Protein content: 170-gram of Greek yogurt has 7 grams of protein and 100 calories.
Milk provides every essential nutrient that the body desire. Milk is a source of high-quality protein, calcium, phosphorus, and riboflavin.
Protein content: One cup of whole milk offers 8 grams of protein and 149 calories.
Broccoli is one of the healthiest vegetables that accommodates vitamin C, vitamin K, fiber, and potassium. It also offers bioactive nutrients beneficial for cancer.
Protein content: 96 grams of chopped broccoli provides 3 grams of protein and 31 calories.
9. Lean Beef
Lean beef is full of protein and bioavailable iron, vitamin B12, and a big number of other vital nutrients.
Protein content: 85-gram of lean sirloin steak provide 25 grams of protein and 186 calories.

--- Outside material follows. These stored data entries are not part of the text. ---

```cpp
int nfa_distortion_fwd(const float *weights, const float *t_starts, const float *t_ends, const int64_t *packed_info,
                       const int64_t *tiles, int64_t n_tiles, int64_t n_rays, int64_t n_elems, float *loss, float *w_tot,
                       float *s_tot, nfa_stream_t stream);
int nfa_distortion_bwd(const float *weights, const float *t_starts, const float *t_ends, const float *w_tot,
                       const float *s_tot, const float *g_loss, const int64_t *packed_info, const int64_t *tiles,
                       int64_t n_tiles, int64_t n_rays, int64_t n_elems, float *grad_weights, float *grad_t_starts,
                       float *grad_t_ends, nfa_stream_t stream);

#define NFA_VISIBLE_SLOTS 1024
int nfa_render_step_accumulate(const float *t_starts, const float *t_ends, const float *sigmas, const float *rgbs,
                               const int64_t *packed_info, const int64_t *tiles, int64_t n_tiles, int64_t n_rays,
                               int64_t n_elems, float alpha_thre, float *colors, float *opacities, float *depths,
                               int64_t *n_visible, nfa_stream_t stream);


int nfa_importance_sampling(const float *in_vals, const float *cdfs, const int64_t *in_packed_info,
                            int64_t n_rays, int64_t n_edges_per_ray, int64_t n_samples,
                            int stratified, uint64_t seed, uint64_t offset,
                            float *out_intervals , float *out_samples ,
                            nfa_stream_t stream);
int nfa_importance_sampling_t(const float *in_vals, const float *cdfs, const int64_t *in_packed_info, int64_t n_rays,
                              int64_t n_edges_per_ray, int64_t n_samples, int stratified, uint64_t seed,
                              uint64_t offset, float *out_intervals, float *out_samples, int transform, float t_a,
                              float t_b, float *out_t_starts, float *out_t_ends, nfa_stream_t stream);
int nfa_importance_sampling_packed(const float *in_vals, const float *cdfs, const int64_t *in_packed_info, int64_t n_rays,
                                   int64_t n_edges_per_ray, const int64_t *sm_packed_info, const int64_t *iv_packed_info,
                                   int stratified, uint64_t seed, uint64_t offset, float *sm_vals, int64_t *sm_ray_indices,
                                   float *iv_vals, int64_t *iv_ray_indices, uint8_t *iv_is_left, uint8_t *iv_is_right,
                                   nfa_stream_t stream);
int nfa_searchsorted(const float *q_vals, const int64_t *q_packed_info, const int64_t *q_ray_indices,
                     int64_t q_n_rays, int64_t q_per_ray, int64_t q_total,
                     const float *k_vals, const int64_t *k_packed_info, int64_t k_per_ray,
                     int64_t *ids_left, int64_t *ids_right, nfa_stream_t stream);

int nfa_pdf_loss_fwd(const float *q_vals, const float *q_cdfs, const float *k_vals, const float *k_cdfs,
                     int64_t n_rays, int32_t n_query_edges, int32_t n_key_edges, float eps, float *loss,
                     uint32_t *key_ids, nfa_stream_t stream);
int nfa_pdf_loss_bwd(const float *q_cdfs, const float *k_cdfs, const uint32_t *key_ids, int64_t n_rays,
                     int32_t n_query_edges, int32_t n_key_edges, float eps, const float *g_loss, float *g_k_cdfs,
                     float *g_q_cdfs, nfa_stream_t stream);
int64_t nfa_pdf_loss_partials(int64_t n_rays, int32_t n_query_edges, int32_t n_key_edges);
int nfa_pdf_loss_sum_fwd(const float *q_vals, const float *q_cdfs, const float *k_vals, const float *k_cdfs,
                         int64_t n_rays, int32_t n_query_edges, int32_t n_key_edges, float eps, float *partials,
                         uint32_t *key_ids, nfa_stream_t stream);
int nfa_pdf_loss_mean_bwd(const float *q_cdfs, const float *k_cdfs, const uint32_t *key_ids, int64_t n_rays,
                          int32_t n_query_edges, int32_t n_key_edges, float eps, const float *g_mean, float *g_k_cdfs,
                          float *g_q_cdfs, nfa_stream_t stream);


int nfa_opencv_lens_undistortion(const float *uv, const float *params, int64_t n_points, int32_t n_params,
                                 int64_t param_stride, float eps, int32_t iters, float *uv_out, nfa_stream_t stream);
int nfa_opencv_lens_undistortion_fisheye(const float *uv, const float *params, int64_t n_points, int32_t n_params,
                                         int64_t param_stride, float eps, int32_t iters, float *uv_out,
                                         nfa_stream_t stream);


int nfa_hashgrid_fwd(const float *x, const float *params, int64_t n_points, int32_t n_levels, int32_t n_features,
                     int32_t log2_hashmap_size, const float *scales_host, const int32_t *resolutions_host,
                     const int32_t *sizes_host, int64_t n_params, float *y, nfa_stream_t stream);
int nfa_hashgrid_bwd(const float *x, const float *params, const float *grad_y, int64_t n_points, int32_t n_levels,
                     int32_t n_features, int32_t log2_hashmap_size, const float *scales_host,
                     const int32_t *resolutions_host, const int32_t *sizes_host, int64_t n_params, float *grad_params,
                     float *grad_x, nfa_stream_t stream);
int nfa_sh_fwd(const float *dirs, int64_t n_points, int32_t degree, float *out, nfa_stream_t stream);
int nfa_sh_bwd(const float *dirs, const float *grad_out, int64_t n_points, int32_t degree, float *grad_dirs,
               nfa_stream_t stream);


int nfa_sample_positions_fwd(const float *rays_o, const float *rays_d, const float *t_starts, const float *t_ends,
                             const int64_t *ray_indices, int64_t n_rays, int64_t n_elems, int64_t samples_per_ray,
                             const float *aabb_host, const float *aabb, int32_t contraction, int32_t dirs_mode,
                             float *positions, float *dirs, uint8_t *selector, nfa_stream_t stream);
int nfa_sample_positions_bwd(const float *rays_o, const float *rays_d, const float *t_starts, const float *t_ends,
                             const int64_t *ray_indices, const float *g_positions, const float *g_dirs,
                             const int64_t *packed_info, const int64_t *tiles, int64_t n_tiles, int64_t n_rays,
                             int64_t n_elems, int64_t samples_per_ray, const float *aabb_host, const float *aabb,
                             int32_t contraction, int32_t dirs_mode, float *grad_rays_o, float *grad_rays_d,
                             float *grad_t_starts, float *grad_t_ends, float *grad_p, nfa_stream_t stream);

#ifdef __cplusplus
}
#endif
// ... 2 lines not shown
```

### nerfacc_amd/_backend.py

```python
from __future__ import annotations

import ctypes as C
import os
import threading
from typing import Optional

import torch

from . import _build

_lock = threading.Lock()
_lib: Optional[C.CDLL] = None

_vp, _i64, _i32, _f32, _u64, _int = C.c_void_p, C.c_int64, C.c_int32, C.c_float, C.c_uint64, C.c_int


class TraverseArgs(C.Structure):
    _fields_ = [
        ("n_rays", _i64), ("rays_o", _vp), ("rays_d", _vp), ("rays_mask", _vp),
        ("n_grids", _i32), ("res", _i32 * 3), ("binaries", _vp), ("aabbs", _vp),
        ("hits", _vp), ("t_sorted", _vp), ("t_indices", _vp),
        ("near_planes", _vp), ("far_planes", _vp),
        ("step_size", _f32), ("cone_angle", _f32), ("traverse_steps_limit", _i32), ("mode", _i32),
        ("iv_vals", _vp), ("iv_ray_indices", _vp), ("iv_is_left", _vp), ("iv_is_right", _vp),
        ("iv_starts", _vp), ("iv_cnts", _vp),
        ("sm_vals", _vp), ("sm_ray_indices", _vp), ("sm_is_valid", _vp),
        ("sm_t_starts", _vp), ("sm_t_ends", _vp), ("sm_starts", _vp), ("sm_cnts", _vp),
        ("terminate_planes", _vp),
        ("ray_filter", _vp), ("ray_filter_min", _i32),
        ("bricks", _vp), ("coarse", _vp),
        ("steps_limit_dev", _vp), ("n_listed_dev", _vp), ("run_if_nonzero", _vp),
    ]


_SIGS = {
    "nfa_exclusive_cumsum_i64": [_vp, _i64, _vp, _vp, _vp, _vp],
    "nfa_exclusive_cumsum_pairs_i64": [_vp, _i64, _vp, _vp, _vp, _vp],
    "nfa_exclusive_cumsum_pairs_stats_i64": [_vp, _i64, _vp, _vp, _vp, _vp],
    "nfa_pack_info": [_vp, _i64, _i64, _vp, _vp, _vp, _vp],
    "nfa_pdf_loss_fwd": [_vp, _vp, _vp, _vp, _i64, _i32, _i32, _f32, _vp, _vp, _vp],
    "nfa_pdf_loss_bwd": [_vp, _vp, _vp, _i64, _i32, _i32, _f32, _vp, _vp, _vp, _vp],
    "nfa_pdf_loss_partials": [_i64, _i32, _i32],
    "nfa_pdf_loss_sum_fwd": [_vp, _vp, _vp, _vp, _i64, _i32, _i32, _f32, _vp, _vp, _vp],
    "nfa_pdf_loss_mean_bwd": [_vp, _vp, _vp, _i64, _i32, _i32, _f32, _vp, _vp, _vp, _vp],
    "nfa_pack_bits": [_vp, _i64, _vp, _vp],
    "nfa_unpack_rows": [_vp, _vp, _vp, _i64, _i64, _i64, _i64, _vp, _i32, _vp, _vp],
    "nfa_pack_rows": [_vp, _vp, _vp, _i64, _i64, _i64, _i64, _vp, _vp],
    "nfa_mask_row_counts": [_vp, _i64, _i64, _vp, _vp],
    "nfa_ray_aabb_intersect": [_vp, _vp, _i64, _vp, _i32, _f32, _f32, _f32, _vp, _vp, _vp, _vp],
    "nfa_ray_events": [_vp, _vp, _i64, _vp, _i32, _vp, _vp, _vp, _vp],
    "nfa_traverse_grids": [C.POINTER(TraverseArgs), _vp],
    "nfa_bricks_words": [_i32, C.POINTER(_i32)],
    "nfa_pack_bricks": [_vp, _i32, C.POINTER(_i32), _vp, _vp, _vp],
    "nfa_walk_bits_words": [_i32, C.POINTER(_i32)],
    "nfa_pack_walk_bits": [_vp, _i32, C.POINTER(_i32), _vp, _vp],
    "nfa_traverse_runs": [C.POINTER(TraverseArgs), _vp, _vp, _vp, _i32, _vp, _f32, _vp, _i64, _vp],
    "nfa_bin_rays": [_vp, _vp, _i64, _vp, _vp, _vp, _vp],
    "nfa_grid_cell_points": [_vp, _vp, _i64, C.POINTER(_i32), _vp, _vp, _vp],
    "nfa_grid_ema_update": [_vp, _i64, _vp, _i64, _vp, _f32, _vp, _vp],
    "nfa_grid_rebinarize_scratch_bytes": [],
    "nfa_grid_rebinarize": [_vp, _i32, C.POINTER(_i32), _f32, _vp, _vp, _vp, _vp],
    "nfa_expand_runs": [_i64, _f32, _vp, _vp, _i32, _vp, _vp, _vp, _vp, _vp, _i64, _vp],
    "nfa_fill_ray_indices": [_i64, _vp, _vp, _vp],
    "nfa_traverse_cone_runs": [C.POINTER(TraverseArgs), _vp, _vp, _i32, _vp, _vp, _i64, _vp],
    "nfa_alive_rays": [_vp, _vp, _i64, _f32, _i64, _vp, _vp, _vp, _vp],
    "nfa_testmode_begin": [_vp, _vp, _i64, _i32, _i32, _vp, _vp, _vp, _i32, _vp],
    "nfa_testmode_alive": [_vp, _vp, _vp, _f32, _i64, _vp, _vp, _vp, _i32, _vp],
    "nfa_traverse_cone_walk": [C.POINTER(TraverseArgs), _vp, _vp, _vp, _i32, _vp, _vp, _i32, _vp, _i64, _vp],
    "nfa_expand_cone_arena": [_vp, _i32, _f32, _f32, _vp, _vp, _vp, _vp, _vp],
    "nfa_bin_rays_levels": [_vp, _vp, _i64, _vp, _i32, C.POINTER(_i32), _f32, _vp, _vp, _vp, _vp],
    "nfa_expand_cone_runs": [_i64, _f32, _f32, _vp, _vp, _i32, _vp, _vp, _vp, _vp, _vp],
    "nfa_expand_intervals": [_i64, _f32, _vp, _vp, _i32, _vp, _vp, _vp, _vp, _vp, _vp],
    "nfa_seg_plan": [_i64, _i64, C.POINTER(_i64), C.POINTER(_i64)],
    "nfa_seg_table_rows": [_i64],
    "nfa_seg_build_tiles": [_vp, _i64, _i64, _i64, _i64, _vp, _vp, _vp],
    "nfa_packed_scan": [_int, _int, _vp, _vp, _i64, _i64, _i64, _vp, _vp, _vp],
    "nfa_packed_scan_generic": [_int, _int, _int, _vp, _i64, _i64, _vp, _vp, _vp],
    "nfa_packed_prod_backward": [_int, _vp, _vp, _i64, _i64, _i64, _vp, _vp, _vp, _vp, _vp],
    "nfa_render_from_density_fwd": [_vp, _vp, _vp, _vp, _vp, _vp, _i64, _i64, _i64, _vp, _vp, _vp, _vp],
    "nfa_render_from_alpha_fwd": [_vp, _vp, _vp, _vp, _i64, _i64, _i64, _vp, _vp, _vp],
    "nfa_render_from_density_bwd": [_vp, _vp, _vp, _vp, _vp, _vp, _vp, _vp, _vp, _i64, _i64, _i64, _vp, _vp, _vp],
    "nfa_density_cdf_rows_fwd": [_vp, _vp, _vp, _vp, _vp, _i64, _i64, _i64, _i32, _vp, _vp, _vp, _vp],
    "nfa_density_cdf_rows_bwd": [_vp, _vp, _vp, _vp, _vp, _vp, _vp, _i64, _i64, _i64, _i32, _vp, _vp],
    "nfa_render_from_alpha_bwd": [_vp, _vp, _vp, _vp, _vp, _vp, _i64, _i64, _i64, _vp, _vp],
    "nfa_render_visibility": [_vp, _vp, _vp, _vp, _f32, _f32, _vp, _vp, _i64, _i64, _i64, _vp, _vp, _vp],
    "nfa_compact_samples": [_vp, _vp, _vp, _vp, _vp, _i64, _vp, _i64, _i64, _vp, _vp, _vp, _i64, _vp],
    "nfa_accumulate_along_rays": [_vp, _vp, _i32, _vp, _vp, _i64, _i64, _i64, _int, _vp, _vp],
    "nfa_accumulate_along_rays_atomic": [_vp, _vp, _i32, _vp, _i64, _i64, _vp, _vp],
    "nfa_accumulate_along_rays_bwd": [_vp, _vp, _i32, _vp, _vp, _vp, _i64, _i64, _i64, _vp, _vp, _vp],
    "nfa_render_accumulate_fwd": [_vp, _vp, _vp, _vp, _vp, _vp, _i64, _i64, _i64, _vp, _vp, _vp, _vp],
    "nfa_render_accumulate_bwd": [_vp, _vp, _vp, _vp, _vp, _vp, _vp, _vp, _vp, _i64, _i64, _i64, _vp, _vp, _vp],
    "nfa_render_fused_fwd": [_vp, _vp, _vp, _vp, _vp, _vp, _i64, _i64, _i64, _vp, _vp, _vp, _vp, _vp, _vp, _vp],
    "nfa_render_fused_bwd": [_vp] * 13 + [_i64, _i64, _i64, _vp, _vp, _vp],
    "nfa_render_step_accumulate": [_vp, _vp, _vp, _vp, _vp, _vp, _i64, _i64, _i64, _f32, _vp, _vp, _vp, _vp, _vp],
    "nfa_distortion_fwd": [_vp, _vp, _vp, _vp, _vp, _i64, _i64, _i64, _vp, _vp, _vp, _vp],
    "nfa_distortion_bwd": [_vp] * 8 + [_i64, _i64, _i64, _vp, _vp, _vp, _vp],
    "nfa_importance_sampling": [_vp, _vp, _vp, _i64, _i64, _i64, _int, _u64, _u64, _vp, _vp, _vp],
    "nfa_importance_sampling_t": [_vp, _vp, _vp, _i64, _i64, _i64, _int, _u64, _u64, _vp, _vp, _int, _f32, _f32, _vp, _vp, _vp],
    "nfa_importance_sampling_packed": [_vp, _vp, _vp, _i64, _i64, _vp, _vp, _int, _u64, _u64, _vp, _vp, _vp, _vp, _vp, _vp, _vp],
    "nfa_searchsorted": [_vp, _vp, _vp, _i64, _i64, _i64, _vp, _vp, _i64, _vp, _vp, _vp],
    "nfa_opencv_lens_undistortion": [_vp, _vp, _i64, _i32, _i64, _f32, _i32, _vp, _vp],
    "nfa_opencv_lens_undistortion_fisheye": [_vp, _vp, _i64, _i32, _i64, _f32, _i32, _vp, _vp],
    "nfa_hashgrid_fwd": [_vp, _vp, _i64, _i32, _i32, _i32, _vp, _vp, _vp, _i64, _vp, _vp],
    "nfa_hashgrid_bwd": [_vp, _vp, _vp, _i64, _i32, _i32, _i32, _vp, _vp, _vp, _i64, _vp, _vp, _vp],
    "nfa_sh_fwd": [_vp, _i64, _i32, _vp, _vp],
    "nfa_sh_bwd": [_vp, _vp, _i64, _i32, _vp, _vp],
    "nfa_sample_positions_fwd": [_vp, _vp, _vp, _vp, _vp, _i64, _i64, _i64, _vp, _vp, _i32, _i32, _vp, _vp, _vp, _vp],
    "nfa_sample_positions_bwd": [_vp] * 9 + [_i64, _i64, _i64, _i64, _vp, _vp, _i32, _i32, _vp, _vp, _vp, _vp, _vp, _vp],
    "nfa_cumsum_scratch_bytes": [_i64],
    "nfa_last_error": [],
    "nfa_version": [],
    "nfa_set_tuning": [C.c_char_p, C.c_char_p],
    "nfa_device_arch": [C.c_char_p, _int],
}
_RESTYPES = {"nfa_grid_rebinarize_scratch_bytes": _i64, "nfa_bricks_words": _i64, "nfa_walk_bits_words": _i64, "nfa_pdf_loss_partials": _i64, "nfa_cumsum_scratch_bytes": _i64, "nfa_seg_table_rows": _i64, "nfa_seg_plan": None, "nfa_last_error": C.c_char_p}
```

Tuna is one of the well-liked fish. You can eat baked tuna or with salads. Tuna is low in fat and calories but a very good source of protein. It is also a rich source of nutrients and accommodates omega-3 fats.
Protein content: 142 grams of tune provides 27 grams of protein and 128 calories.
Quinoa is one of the approved pseudo-cereal contemplated as a superfood. Quinoa is high in vitamins, minerals, fiber, and antioxidants. It also has various health benefits.
Protein content: 185 grams of cooked quinoa provides 8 grams and 222 calories.
12. Whey Protein Supplements
Whey protein is full of protein from dairy foods that can be helpful to upgrade muscle mass and loss weight. Protein supplements are very easy to consume especially when you are not able to cook.
Protein content: It depends on brands.
Lentils are rich in fiber, magnesium, potassium, iron, folate, copper, manganese, and other nutrients. They are one of the ideal sources of plant-based protein.
They are also the best option for vegans and vegetarians.
Protein content: 198 grams of boiled lentils have 18 grams and 230 calories.
14. Ezekiel Bread
Ezekiel bread is a form of organic and germinated whole grains and legumes, with millet, barley, spelled, wheat, soybeans, and lentils. In contrast with other bread, they are rich in protein, fiber, and crucial nutrients.
Protein content: One slice of Ezekiel bread has 4 grams and 80 calories.
15. Pumpkin Seeds
Pumpkin seeds are astonishingly rich in nutrients, iron, magnesium, and zinc.
Protein content: 28 grams of pumpkin seeds has 9 grams of protein and 158 calories.
16. Turkey Breast
Turkey breast accommodates almost every kind of protein, including little fat and calories. It also offers vitamins and minerals.
Protein content: 85-gram turkey breast accommodates 26 grams and 125 calories.
We all know that every kind of fish is rich in important nutrients. However, some are rich in omega-3 fatty acids.
Protein content: 19 grams of fish has per 85- grams and only 175 calories.
Shrimp is low-calorie seafood, but rich in various nutrients, including selenium, and vitamin B12. They also provide omega-3 fatty acids.
Protein content: A 85-gram of serving shrimp has 20 grams and only 84 calories.
19. Brussels Sprouts
Brussels sprouts are rich in fiber, vitamin C, and various nutrients.
Protein content: 78 grams of brussels sprouts accommodates 2 grams of protein and 28 calories.
Peanuts are rich in protein, fiber, and magnesium. They are also helpful for weight loss. Peanut butter is also rich in protein and high in calories.
Protein content: 28 grams of peanuts accommodates 7 grams and 161 calories.